## Fuse patch embedding into big GEMM with im2col gather; trim last-layer QKV to class rows

Adds a 256x256-tile patch-embed GEMM kernel that gathers image pixels directly from f32 input into LDS (implicit im2col), applies bias plus position embedding in the epilogue, and scatters rows past the class token slot. A separate small kernel writes the class rows. In the last layer, when only the class token is needed, the fused LN+QKV GEMM computes K/V columns for all rows but Q only for class rows, via a new mid-tile LN GEMM entry point. This removes the separate patch-embed path and the unused Q work at the cost of more complex gather indexing and an extra launch.

After: 26170 query-images/sec (median of 6 runs). 1.01x the previous value.

```diff
diff --git a/hair-centric-image-retrieval_amd/csrc/gemm.hip b/hair-centric-image-retrieval_amd/csrc/gemm.hip
--- a/hair-centric-image-retrieval_amd/csrc/gemm.hip
+++ b/hair-centric-image-retrieval_amd/csrc/gemm.hip
@@ -1,6 +1,7 @@
 #include "sim_core.h"
 #include "act.h"
 #include "gemm_plan.h"
+#include "patch_plan.h"
 #include <stdlib.h>
 
 namespace {
@@ -11,6 +12,7 @@
 constexpr int EPI_LN_BIAS_F16 = 8;
 constexpr int EPI_LN_BIAS_GELU_F16 = 9;
 constexpr int EPI_BIAS_F16_DUAL_GELU = 10;
+constexpr int EPI_PATCH_F16_STATS = 11;
 
 struct GemmArgs {
   const _Float16* a;
@@ -127,16 +129,53 @@
   return v;
 }
 
-
-template <int EPI, bool FULL, int NTW, int MTT, int MTH>
-__device__ __forceinline__ void gemm_epilogue_lds_impl(const GemmArgs& g, const f32x4 (&acc)[NTW][MTT], int mt0,
+__device__ __forceinline__ f32x2 slice_stats8(const f16x8& o) {
+  float xv[8], s1 = 0.f;
+#pragma unroll
+  for (int e = 0; e < 8; ++e) {
+    xv[e] = (float)o[e];
+    s1 += xv[e];
+  }
+  const float mean_s = sum8_dpp(s1) * (1.0f / 64.0f);
+  float m2 = 0.f;
+#pragma unroll
+  for (int e = 0; e < 8; ++e) {
+    const float dv = xv[e] - mean_s;
+    m2 = __builtin_fmaf(dv, dv, m2);
+  }
+  return (f32x2){mean_s, sum8_dpp(m2)};
+}
+
+struct PatchRowMap {
+  int mb, bi0, rem0, np;
+  float inv;
+  __device__ __forceinline__ PatchRowMap() : mb(0), bi0(0), rem0(0), np(1), inv(1.f) {}
+  __device__ __forceinline__ PatchRowMap(int64_t m0w, int64_t mtot, int np_) : np(np_) {
+    mb = (int)(m0w < mtot ? m0w : mtot - 1);
+    bi0 = mb / np;
+    rem0 = mb - bi0 * np;
+    inv = 1.0f / (float)np;
+  }
+  __device__ __forceinline__ void map(int64_t m, int64_t mtot, int& bi, int& pi) const {
+    const int r = rem0 + ((int)(m < mtot ? m : mtot - 1) - mb);
+    int q = (int)((float)r * inv);
+    q += ((q + 1) * np <= r) ? 1 : 0;
+    q -= (q * np > r) ? 1 : 0;
+    bi = bi0 + q;
+    pi = r - q * np;
+  }
+};
+
+template <int EPI, bool FULL, int NTW, int MTT, int MTH, class GA>
+__device__ __forceinline__ void gemm_epilogue_lds_impl(const GA& g, const f32x4 (&acc)[NTW][MTT], int mt0,
                                                        char* region, int64_t m0w, int nbase, int lane) {
   constexpr bool kLn = (EPI == EPI_LN_BIAS_F16 || EPI == EPI_LN_BIAS_GELU_F16);
   constexpr bool kGelu = (EPI == HCIR_EPI_BIAS_GELU_F16 || EPI == EPI_LN_BIAS_GELU_F16);
   constexpr bool kResidH = (EPI == HCIR_EPI_BIAS_RESID_F16 || EPI == EPI_RESID_F16_STATS);
   constexpr bool kDual = (EPI == EPI_BIAS_F16_DUAL_GELU);
+  constexpr bool kPatch = (EPI == EPI_PATCH_F16_STATS);
   constexpr bool kF16 = (EPI == HCIR_EPI_BIAS_F16 || kGelu || kLn ||
-                         EPI == HCIR_EPI_AFFINE_RELU_F16 || kResidH || kDual);
+                         EPI == HCIR_EPI_AFFINE_RELU_F16 || kResidH || kDual || kPatch);
   constexpr bool kAffine = (EPI == HCIR_EPI_AFFINE_RELU_F16 || EPI == HCIR_EPI_AFFINE_F32);
   constexpr int FPP = kF16 ? 64 : 32;
   constexpr int NPASS = NTW * 16 / FPP;
@@ -189,6 +228,8 @@
 #pragma unroll
     for (int t = 0; t < NTW; ++t) c1a[t] = *reinterpret_cast<const f32x4*>(g.ln_c1 + nbase + 16 * t + 4 * (lane >> 4));
   }
+  PatchRowMap rm;
+  if constexpr (kPatch) rm = PatchRowMap(m0w, g.m, g.np);
   asm volatile("s_waitcnt vmcnt(0)" ::: "memory");
   if constexpr (kLn) {
 #pragma unroll
@@ -224,6 +265,14 @@
     for (int mt = 0; mt < MTH; ++mt) {
       const int row = mt * 16 + r16;
       if constexpr (kF16) {
+        f32x4 posA[kPatch ? 4 : 1];
+        if constexpr (kPatch) {
+          int bi, pi;
+          rm.map(m0w + row, g.m, bi, pi);
+          const float* prow = g.pos + (int64_t)(1 + pi) * g.n + nbase + 64 * pass + 4 * q16;
+#pragma unroll
+          for (int q = 0; q < 4; ++q) posA[q] = *reinterpret_cast<const f32x4*>(prow + 16 * q);
+        }
 #pragma unroll
         for (int q = 0; q < 4; ++q) {
           const int nt = 4 * pass + q;
@@ -239,6 +288,8 @@
               x = fmaxf(__builtin_fmaf(x, scaleA[nt][e], bb), 0.f);
             } else if constexpr (kResidH) {
               x = scaleA[nt][e] * (x + bb);
+            } else if constexpr (kPatch) {
+              x = __builtin_fmaf(g.pos_mult, posA[q][e], x + bb);
             } else {
               x += bb;
             }
@@ -290,28 +341,21 @@
             o = v + oldh[u];
           else
             o = v;
-          const int64_t m = m0w + row;
-          if (FULL || m < g.m)
+          int64_t m = m0w + row;
+          const int64_t mrow = m;
+          if constexpr (kPatch) {
+            int bi, pi;
+            rm.map(m, g.m, bi, pi);
+            m = (int64_t)bi * (g.np + 1) + 1 + pi;
+          }
+          if (FULL || mrow < g.m)
             __builtin_nontemporal_store(
                 o, reinterpret_cast<f16x8*>(static_cast<_Float16*>(second ? g.out2 : g.out) + m * g.ldo + n));
-          if constexpr (EPI == EPI_RESID_F16_STATS) {
-            float xv[8], s1 = 0.f;
-#pragma unroll
-            for (int e = 0; e < 8; ++e) {
-              xv[e] = (float)o[e];
-              s1 += xv[e];
-            }
-            const float mean_s = sum8_dpp(s1) * (1.0f / 64.0f);
-            float m2 = 0.f;
-#pragma unroll
-            for (int e = 0; e < 8; ++e) {
-              const float dv = xv[e] - mean_s;
-              m2 = __builtin_fmaf(dv, dv, m2);
-            }
-            m2 = sum8_dpp(m2);
-            if (rchunk == 0 && (FULL || m < g.m)) {
+          if constexpr (EPI == EPI_RESID_F16_STATS || kPatch) {
+            const f32x2 ss = slice_stats8(o);
+            if (rchunk == 0 && (FULL || mrow < g.m) && (!kPatch || g.stats_part)) {
               const int64_t slice = (nbase >> 6) + pass;
-              *reinterpret_cast<f32x2*>(g.stats_part + (slice * (g.stats_ld ? g.stats_ld : g.m) + m) * 2) = (f32x2){mean_s, m2};
+              *reinterpret_cast<f32x2*>(g.stats_part + (slice * (g.stats_ld ? g.stats_ld : g.m) + m) * 2) = ss;
             }
           }
         }
@@ -353,8 +397,8 @@
   }
 }
 
-template <int EPI, int NTW, int MTT, int MTH>
-__device__ __forceinline__ void gemm_epilogue_lds(const GemmArgs& g, const f32x4 (&acc)[NTW][MTT], int mt0,
+template <int EPI, int NTW, int MTT, int MTH, class GA>
+__device__ __forceinline__ void gemm_epilogue_lds(const GA& g, const f32x4 (&acc)[NTW][MTT], int mt0,
                                                   char* region, int64_t m0w, int nbase, int lane) {
   asm volatile("" : "+v"(lane));
   if (m0w + 16 * MTH <= g.m)
@@ -848,6 +892,166 @@
   const int64_t bi = i / d;
   const int n = (int)(i % d);
   tok[bi * t * (int64_t)d + n] = (TokT)(cls[n] + pos_mult * pos[n]);
+}
+
+struct PatchGemmArgs : GemmArgs {
+  const float* img;
+  const float* pos;
+  float pos_mult;
+  int np, gw, c, h, w_px;
+};
+
+__global__ __launch_bounds__(512, 2) void patch_embed_big_kernel(PatchGemmArgs g, int tiles_n, int tiles_m) {
+  __shared__ __attribute__((aligned(16))) char lds[2 * G256::STAGE_BYTES];
+
+  const int tid = threadIdx.x, lane = tid & 63, wave = tid >> 6;
+  const int wave_n = wave / G256::WAVES_M, wave_m = wave % G256::WAVES_M;
+  GemmStages<G256> stg(g, lds, tiles_n, tiles_m, tid);
+  const int nkc = stg.nkc, nsteps = stg.nsteps;
+  constexpr int NA = G256::NLOAD - G256::NW;
+
+  const char* ibase = nullptr;
+  uint32_t aoff[NA];
+  auto set_rows = [&](int t_i) {
+    int n0;
+    int64_t m0;
+    stg.tile_origin(t_i, n0, m0);
+    int otid = tid;
+    asm volatile("" : "+v"(otid));
+    const int chunk = otid & 7;
+    const int bfirst = (int)m0 / g.np;
+    ibase = reinterpret_cast<const char*>(g.img + (int64_t)bfirst * g.c * g.h * g.w_px);
+#pragma unroll
+    for (int i = 0; i < NA; ++i) {
+      int64_t m = m0 + (otid >> 3) + 64 * i;
+      m = m < g.m ? m : g.m - 1;
+      const int mi = (int)m;
+      const int bi = mi / g.np, pi = mi - bi * g.np;
+      const int py = pi / g.gw, px = pi - py * g.gw;
+      aoff[i] = (uint32_t)((((bi - bfirst) * g.c * g.h + py * 16 + (chunk >> 1)) * g.w_px + px * 16 + 8 * (chunk & 1)) * 4);
+    }
+  };
+  f32x4 stage_a[2 * NA];
+  auto gather_load = [&](int kc) {
+    const char* kbase = ibase + ((int64_t)(kc >> 2) * g.h + 4 * (kc & 3)) * g.w_px * 4;
+#pragma unroll
+    for (int i = 0; i < NA; ++i) {
+      stage_a[2 * i] = *reinterpret_cast<const f32x4*>(kbase + aoff[i]);
+      stage_a[2 * i + 1] = *reinterpret_cast<const f32x4*>(kbase + aoff[i] + 16);
+    }
+  };
+  auto gather_store = [&](int slot) {
+#pragma unroll
+    for (int i = 0; i < NA; ++i) {
+      f16x8 v;
+#pragma unroll
+      for (int e = 0; e < 4; ++e) {
+        v[e] = (_Float16)stage_a[2 * i][e];
+        v[4 + e] = (_Float16)stage_a[2 * i + 1][e];
+      }
+      *reinterpret_cast<f16x8*>(lds + slot * G256::STAGE_BYTES + sim_slot_off(G256::TN + (tid >> 3) + 64 * i, tid & 7)) = v;
+    }
+  };
+
+  WaveAcc acc;
+  acc.zero();
+
+  if (nsteps > 0) {
+    stg.set_sources(0);
+    set_rows(0);
+    gather_load(0);
+#pragma unroll
+    for (int i = 0; i < G256::NW; ++i) stg.issue_piece(0, i);
+    gather_store(0);
+    stg.issue_advance();
+    if (stg.issue_kc == 0 && stg.issue_ti < stg.my_tiles) set_rows(stg.issue_ti);
+  }
+
+  int kc = 0, ti = 0;
+  for (int step = 0; step < nsteps; ++step) {
+    asm volatile("s_waitcnt vmcnt(0) lgkmcnt(0)" ::: "memory");
+    __builtin_amdgcn_s_barrier();
+
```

** BRIEF **
In the lines above, locate the string "vmcnt". Copy every line where it occurs.

** YOUR SOLUTION **
   asm volatile("s_waitcnt vmcnt(0)" ::: "memory");
+    asm volatile("s_waitcnt vmcnt(0) lgkmcnt(0)" ::: "memory");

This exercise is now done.